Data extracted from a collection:
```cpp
size_t sgp_small_nuts_stat_cols(void);
int sgp_small_nuts(const double* X, int64_t ldx, const double* y, const double* Z, int64_t ldz, const double* q0,
                   int64_t N, int M, int d, int kernel_id, double jitter, int n_tune, int n_draws, int max_treedepth,
                   double step_scale, double target_accept, uint64_t seed, double* theta_scratch, double* samples,
                   double* stats, long long* counters, double* out, int* info,
                   void* ws, size_t ws_bytes, sgp_stream_t stream);

size_t sgp_small_nuts_joint_workspace_bytes(int64_t N, int M, int d);
int sgp_small_nuts_joint(const double* X, int64_t ldx, const double* y, const double* q0, int64_t N, int M, int d,
                         int kernel_id, double jitter, int n_tune, int n_draws, int max_treedepth, double step_scale,
                         double target_accept, uint64_t seed, double* samples, double* stats, long long* counters,
                         double* out, int* info, void* ws, size_t ws_bytes, sgp_stream_t stream);

int sgp_small_nuts_composite(const double* X, int64_t ldx, const double* y, const double* Z, int64_t ldz,
                             const double* q0, const double* structure, int n_free, const int* free_slot,
                             const int* free_role, const double* free_prior_sd, int64_t N, int M, int d,
                             double jitter, int n_tune, int n_draws, int max_treedepth, double step_scale,
                             double target_accept, uint64_t seed, double* theta_scratch, double* samples,
                             double* stats, long long* counters, double* out, int* info,
                             void* ws, size_t ws_bytes, sgp_stream_t stream);

size_t sgp_suffstats_bwd_workspace_bytes(int64_t N, int M, int d);
size_t sgp_suffstats_bwd_workspace_bytes_ex(int64_t N, int M, int d, int caller_owns_kfu);
int sgp_suffstats_bwd(const double* X, int64_t ldx, const double* y,
                      const double* Z, int64_t ldz, const double* inv_ls, double sf2,
                      const double* Phibar, const double* bbar, double kappabar,
                      const double* Kfu_in ,
                      int64_t N, int M, int d, int kernel_id,
                      double* g_ls, double* g_sf2, double* g_Z,
                      void* ws, size_t ws_bytes, sgp_stream_t stream);
size_t sgp_suffstats_bwd_factored_workspace_bytes(int64_t N, int M, int d);
int sgp_suffstats_bwd_factored(const double* X, int64_t ldx, const double* y,
                               const double* Z, int64_t ldz, const double* inv_ls, double sf2,
                               const double* kuu_linv, const double* Cw, double s2,
                               const double* bbar, double kappabar,
                               int64_t N, int M, int d, int kernel_id,
                               double* g_ls, double* g_sf2, double* g_Z,
                               void* ws, size_t ws_bytes, sgp_stream_t stream);

size_t sgp_suffstats_bwd_factored_workspace_bytes_ex(int64_t N, int M, int d, int caller_owns_t);
int sgp_suffstats_bwd_factored_ex(const double* X, int64_t ldx, const double* y,
                                  const double* Z, int64_t ldz, const double* inv_ls, double sf2,
                                  const double* kuu_linv, const double* Cw, double s2,
                                  const double* bbar, double kappabar,
                                  int64_t N, int M, int d, int kernel_id, const double* T_in,
                                  double* g_ls, double* g_sf2, double* g_Z,
                                  void* ws, size_t ws_bytes, sgp_stream_t stream);

size_t sgp_kuu_bwd_workspace_bytes(int M, int d);
int sgp_kuu_bwd(const double* Z, int64_t ldz, const double* inv_ls, double sf2,
                const double* Kuubar, int M, int d, int kernel_id,
                double* g_ls, double* g_sf2, double* g_Z,
                void* ws, size_t ws_bytes, sgp_stream_t stream);

size_t sgp_predict_workspace_bytes(int64_t T, int M, int d, int want_cov);
int sgp_predict(const double* Xs, int64_t ldxs, int64_t T,
                const double* Z, int64_t ldz, const double* inv_ls, double sf2, double s2,
                const double* factors, int M, int d, int kernel_id, int pred_noise,
                double* mean, double* var, double* cov,
                void* ws, size_t ws_bytes, sgp_stream_t stream);

#define SGP_LIK_GAUSSIAN 0
#define SGP_LIK_BERNOULLI_PROBIT 1
size_t sgp_svgp_workspace_bytes(int64_t B, int M, int d);
int sgp_svgp_elbo(const double* Xb, int64_t ldx, const double* yb, int64_t B,
                  const double* Z, int64_t ldz, const double* inv_ls, double sf2, double s2, double jitter,
                  const double* m, const double* LS, int64_t N_total, int M, int d, int kernel_id, int likelihood_id,
                  int with_grads, double* out,
                  double* g_m, double* g_LS, double* g_Z, double* g_ls, double* g_sf2, double* g_s2,
                  int* info, void* ws, size_t ws_bytes, sgp_stream_t stream);
size_t sgp_svgp_batch_workspace_bytes(int64_t B, int M, int d, int S);
int sgp_svgp_elbo_batch(const double* Xb, int64_t ldx, const double* yb, int64_t B, const double* Z, int64_t ldz,
                        int S, const double* inv_ls, const double* sf2, const double* s2, double jitter,
                        const double* m, const double* LS, int64_t N_total, int M, int d, int kernel_id, int likelihood_id,
                        int with_grads, double* out,
                        double* g_m, double* g_LS, double* g_Z, double* g_ls, double* g_sf2, double* g_s2,
// ... 40 lines not shown
```

Measured before the change: 70.28.

## Reuse int8 digit-split Kfu from pass 1 in backward kbar contraction

The forward pass now writes the int8 digit-decomposed Kfu (7 digit planes) as a side output. The backward pass reuses those digits with a digit-quantized Phibar in a new int8 kbar kernel, replacing the f64 Kfu buffer and its dense contraction. This cuts pass-2 memory traffic and moves the contraction onto integer matrix throughput. In exchange it adds a separate code path gated by shape, kernel type and budget, relies on the digit-split arithmetic reproducing f64 accuracy, and needs a large uint8 buffer.

Result: no change. 70.15, median of 6 (-0.2%).

```diff
diff --git a/generalised-gaussian-processes_amd/_lib.py b/generalised-gaussian-processes_amd/_lib.py
--- a/generalised-gaussian-processes_amd/_lib.py
+++ b/generalised-gaussian-processes_amd/_lib.py
@@ -11,7 +11,7 @@
 SGP_MAX_INDUCING = 4096
 KERNEL_IDS = {"rbf": 0, "matern32": 1, "matern52": 2, "composite": 3}
 COMP_LEN = 33
-OPT_CONTRACTION, OPT_ASM_OVERLAP, OPT_KFU_BUDGET_BYTES, OPT_COND_LIMIT, OPT_CU_BUDGET, OPT_TIMING, OPT_SHARED_DEVICE = range(7)
+OPT_CONTRACTION, OPT_ASM_OVERLAP, OPT_KFU_BUDGET_BYTES, OPT_COND_LIMIT, OPT_CU_BUDGET, OPT_TIMING, OPT_SHARED_DEVICE, OPT_PASS2 = range(8)
 OUT_F, OUT_LOGMARG, OUT_TRACE, OUT_LOGDETB, OUT_QUAD, OUT_TRW, OUT_S2BAR, OUT_KAPPABAR, OUT_LEN = range(9)
 
 
@@ -41,6 +41,8 @@
     "sgp_ctx_set_pass1_gate": (None, [_vp, _vp]),
     "sgp_ctx_contraction_last": (_i32, [_vp]),
     "sgp_ctx_contraction_would_use_i8": (_i32, [_vp, _i64, _i32]),
+    "sgp_ctx_pass2_would_use_i8": (_i32, [_vp, _i64, _i32, _i32, _i32]),
+    "sgp_ctx_pass2_last": (_i32, [_vp]),
     "sgp_ctx_timing_last_ms": (_i32, [_vp, _i32, C.POINTER(C.c_float)]),
     "sgp_ctx_timing_last_rows": (_i64, [_vp, _i32]),
     "sgp_ctx_suffstats_workspace_bytes": (_sz, [_vp, _i64, _i32, _i32, _i32]),
@@ -48,6 +50,10 @@
                                      _vp, _vp, _vp, _vp, _vp, _vp, _sz, _vp]),
     "sgp_ctx_suffstats_bwd": (_i32, [_vp, _vp, _i64, _vp, _vp, _i64, _dp, _dbl, _vp, _vp, _dbl, _vp, _i64, _i32, _i32, _i32,
                                      _vp, _vp, _vp, _vp, _sz, _vp]),
+    "sgp_ctx_suffstats_fwd_qt": (_i32, [_vp, _vp, _i64, _vp, _vp, _i64, _dp, _dbl, _i64, _i32, _i32, _i32,
+                                        _vp, _vp, _vp, _vp, _vp, _vp, _sz, _vp]),
+    "sgp_ctx_suffstats_bwd_qt": (_i32, [_vp, _vp, _i64, _vp, _vp, _i64, _dp, _dbl, _vp, _vp, _dbl, _vp, _i64, _i32, _i32, _i32,
+                                        _vp, _vp, _vp, _vp, _sz, _vp]),
     "sgp_ctx_kuu_factor": (_i32, [_vp, _vp, _i32, _vp, _vp, _vp, _sz, _vp]),
     "sgp_ctx_kuu_factor_ex": (_i32, [_vp, _vp, _i32, _vp, _vp, _vp, _vp, _sz, _vp]),
     "sgp_ctx_bound_from_stats": (_i32, [_vp, _vp, _vp, _vp, _vp, _vp, _dbl, _i64, _i32, _i32, _vp,
@@ -80,6 +86,12 @@
     "sgp_suffstats_workspace_bytes_ex": (_sz, [_i64, _i32, _i32, _i32]),
     "sgp_suffstats_bwd_workspace_bytes_ex": (_sz, [_i64, _i32, _i32, _i32]),
     "sgp_kfu_len": (_sz, [_i64, _i32]),
+    "sgp_kfu_digits_len": (_sz, [_i64, _i32]),
+    "sgp_suffstats_fwd_qt": (_i32, [_vp, _i64, _vp, _vp, _i64, _dp, _dbl, _i64, _i32, _i32, _i32,
+                                    _vp, _vp, _vp, _vp, _vp, _vp, _sz, _vp]),
+    "sgp_suffstats_bwd_qt_workspace_bytes": (_sz, [_i64, _i32, _i32]),
+    "sgp_suffstats_bwd_qt": (_i32, [_vp, _i64, _vp, _vp, _i64, _dp, _dbl, _vp, _vp, _dbl, _vp, _i64, _i32, _i32, _i32,
+                                    _vp, _vp, _vp, _vp, _sz, _vp]),
     "sgp_set_kfu_budget_bytes": (None, [_sz]),
     "sgp_set_contraction": (_i32, [_i32]),
     "sgp_contraction_last": (_i32, []),
diff --git a/generalised-gaussian-processes_amd/core.py b/generalised-gaussian-processes_amd/core.py
--- a/generalised-gaussian-processes_amd/core.py
+++ b/generalised-gaussian-processes_amd/core.py
@@ -129,6 +129,7 @@
         self.n_collectives = 0
         self._kfu = None
         self._kfu_f16 = None
+        self._kfu_q = None
         self.kfu_budget_bytes = 64 << 30
         self.whitened_rows_min_work = 1 << 26
         self.factored_adjoint = True
@@ -200,6 +201,21 @@
         if self._kfu is None or self._kfu.numel() < need:
             self._kfu = e.kfu_buffer(n_local, M)
         return self._kfu
+
+    def _kfu_q_for(self, M):
+        e = self.engine
+        if not hasattr(e, "kfu_digits_buffer") or not hasattr(e, "pass2_would_use_i8") or self.kernel == "composite":
+            return None
+        n_local, d = int(self.X.shape[0]), int(self.X.shape[1])
+        if not e.pass2_would_use_i8(n_local, M, d, self.kernel):
+            return None
+        need = ((max(n_local, 1) + 255) // 256 * 256) * ((M + 127) // 128 * 128) * 7
+        if need > self.kfu_budget_bytes:
+            return None
+        if self._kfu_q is None or self._kfu_q.numel() < need:
+            self._kfu_q = None
+            self._kfu_q = e.kfu_digits_buffer(n_local, M)
+        return self._kfu_q
 
     def _kfu_f16_for(self, M):
         e = self.engine
@@ -374,7 +390,8 @@
                 res["reported"] = True
             res.update(packed=packed, kfu=None, t_keep=t_keep, linv=linv)
             return res
-        kfu = self._kfu_for(M) if with_adjoints else None
+        kfu_q = self._kfu_q_for(M) if with_adjoints else None
+        kfu = self._kfu_for(M) if with_adjoints and kfu_q is None else None
         gate = None
         guard = report
         trace = self._trace_buf() if guard and hasattr(e, "kuu_factor") else None
@@ -392,7 +409,8 @@
                     and e.would_use_i8(int(self.X.shape[0]), M)):
                 gate = ready
         try:
-            packed = e.suffstats(self.X, self.y, Z, ls, sf2, self.kernel, kfu=kfu, **({"gate": gate} if gate is not None else {}))
+            packed = e.suffstats(self.X, self.y, Z, ls, sf2, self.kernel, kfu=kfu, **({"gate": gate} if gate is not None else {}),
+                                 **({"kfu_q": kfu_q} if kfu_q is not None else {}))
             self._allreduce_stats(packed, M)
         finally:
             if overlap:
@@ -413,6 +431,7 @@
             res["reported"] = True
         res["packed"] = packed
         res["kfu"] = kfu
+        res["kfu_q"] = kfu_q
         return res
 
     def _pass2(self, res, Z, ls, sf2, s2, want_gz, g):
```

AIM OF THE TASK
From the data above, copy each line that holds "return".

SOLUTION TO THIS PROBLEM
         return self._kfu
+            return None
+            return None
+            return None
+        return self._kfu_q
             return res
         return res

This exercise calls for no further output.